22. It may be pointed out that Order 41, Rule 3 A of the Civil Procedure Code only mandates that when an appeal is presented after the expiry of the period of limitation specified, it shall be accompanied by an application supported by affidavit setting forth the facts on which the appellant relies to satisfy the Court that he had sufficient cause for not preferring the appeal within such period. Where an application has been made under sub-rule (2) of Order 41, Rule 3A of the Civil Procedure Code, if the Court sees no reason to reject the application without notice thereof, notice shall be issued to the respondent, and the matter shall be finally decided by the Court, before it proceeds to deal with the appeal under Rule 11 or Rule 13, Civil Procedure Code.

23. In view of the above provisions of sub-rules (1) and (2) of Rule 3A, it is clear that the said provisions have been incorporated only to safeguard the interest of the respondents and provide for application for condonation of delay to be decided before proceeding to decide the appeal itself under Rule 11 or Rule 13, Order 41, Civil Procedure Code so that the respondents may not be required to contest the appeal, in case the finding regarding application for condonation of delay is against the appellants and the appeal is consequently to be dismissed on that ground. However, these provisions do not contemplate dismissal of appeal itself which has to be done under Rule 11 or Rule 13 of Order 41, Civil Procedure Code, after the decision on the application filed under Rule 3A of Order 41, Civil Procedure Code. In other words, only after the application for condonation of delay filed under Order 41, Rule 3A of the Civil Procedure Code or Section 5 of the Limitation Act is decided, the appeal can be disposed of and decided in terms of Order 41, Rule 11 or Rule 13, Civil Procedure Code. Sub-clause (4) of Rule 11, Order 41, Civil Procedure Code reads as below :-

'(4) Where an Appellate Court, not being the High Court, dismisses an appeal under sub-rule (1), it shall deliver a judgment, recording in brief its grounds for doing so, and a decree shall be drawn up in accordance with the judgment.'

It is clear under the above provision that it is incumbent on the appellate Court, if it is not the High Court, to draw up a decree when the appeal is dismissed under sub-rule (1) of Rule 11 of Order 41, Civil Procedure Code. Clearly, therefore, after the matter is decided under Order 41, Rule 3A, Civil Procedure Code, the appellate Court shall proceed to decide the matter under Rule 11 or Rule 13, Civil Procedure Code and if under Rule 11, the appeal is dismissed, a decree has to be drawn up in accordance with sub-rule (4).

24. In view of the above discussion, it is clear that the decree of the trial Court would merge in the appellate decree, even when the appeal is dismissed on a preliminary ground or as time-barred.

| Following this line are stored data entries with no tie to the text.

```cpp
hipError_t launch_conv1_direct(const uint8_t* src, int nclip, int T, int pad, const f16* Wd, float scale,
                               f16* out_pooled, f16* edge, const unsigned* zscratch, bool fill_all, const EngineOpts& o, hipStream_t s) {
    static bool attr_set[64] = {};
    if (o.device < 0 || o.device >= 64) return hipErrorInvalidDevice;
    const int num_cu = o.num_cu;
    if (!attr_set[o.device]) {
        const void* ks[2] = {reinterpret_cast<const void*>(conv1_direct_kernel<false>), reinterpret_cast<const void*>(conv1_direct_kernel<true>)};
        for (const void* kf : ks) {
            hipError_t e = hipFuncSetAttribute(kf, hipFuncAttributeMaxDynamicSharedMemorySize, LDS_BYTES);
            if (e != hipSuccess) return e;
        }
        attr_set[o.device] = true;
    }
    Conv1Args a;
    a.src = src; a.nclip = nclip; a.T = T; a.pad = pad; a.P = T + 2 * pad - 4;
    a.dump = edge + (size_t)nclip * (T + 2 * pad - 4) * PH * 4 * 64;
    a.Wd = Wd; a.scale = scale * 16777216.0f; a.out = out_pooled; a.edge = edge;
    if ((long)nclip * a.P >= (1L << 24)) return hipErrorInvalidValue;
    a.nstrips = nclip * a.P * COL_TILES;
    a.invP = 1.0f / (float)a.P;
    a.zskip = o.conv1_zero_skip ? 1 : 0;
    a.zmask = nullptr;
    a.zconst = nullptr;
    a.fill_partial = 0;
    if (num_cu > MAX_WGS) return hipErrorInvalidValue;
    if (a.zskip && zscratch && nclip * T > 0 && (a.nstrips + num_cu - 1) / num_cu + 8 <= MAX_WG_STRIPS) {
        a.zmask = zscratch + CONV1_ZHDR_WORDS + (size_t)nclip * T;
        a.zconst = reinterpret_cast<const f16*>(zscratch);
        if (!fill_all) a.fill_partial = 1;
    }
    if (a.nstrips <= 0) return hipSuccess;
    if (num_cu < 8 && a.nstrips > num_cu) return hipErrorInvalidValue;
    const unsigned grid = (unsigned)(a.nstrips < num_cu ? a.nstrips : num_cu);
    if (o.conv1_mfma16) hipLaunchKernelGGL((conv1_direct_kernel<true>), dim3(grid), dim3(512), LDS_BYTES, s, a);
    else hipLaunchKernelGGL((conv1_direct_kernel<false>), dim3(grid), dim3(512), LDS_BYTES, s, a);
    return hipGetLastError();
}

hipError_t launch_conv1_edge_fix(f16* out_pooled, const f16* edge, long positions, hipStream_t s) {
    const long n = positions * PH * 4 * 8;
    if (n <= 0) return hipSuccess;
    hipLaunchKernelGGL(conv1_edge_fix_kernel, dim3((unsigned)((n + 255) / 256)), dim3(256), 0, s, out_pooled, edge, n);
    return hipGetLastError();
}

size_t conv1_edge_elems(long positions) { return (size_t)positions * PH * 4 * 64 + (size_t)MAX_WGS * DUMP_HALVES_PER_WG; }
```

### jegal_amd/csrc/elementwise_f32.hip

```cpp
#include "common.h"
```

25. The above aspect of the matter does not appear to have been considered by the Division Bench in Ajit Singh's case (supra) as also in the cases of Laxmi Bai, Balktishan, Rambharose Singh and Chhitu (supra). In view of the pronouncement of the Supreme Court, it is clear that appeal, even if dismissed on the point of limitation, would amount to a decree in which the trial Court's decree has merged and, therefore, a second appeal is not barred. We respectfully are unable to concur with the view taken in the cases of Ajit Singh, Laxmi Bai, Balkrishan, Rambharose Singh and Chhitu (supra) as the said decisions do not appear to have laid down the correct law.

26. The reference is, therefore, answered as below :-

'That a Second Appeal lies to the High Court even if the First Appeal is dismissed as barred by limitation after rejection of the application for condonation of delay filed either under Section 5 of the Limitation Act or under Order 41, Rule 3A of the Code of Civil Procedure.'

27. Let the records of the case be placed before the appropriate Bench, for deciding the appeal in accordance with law.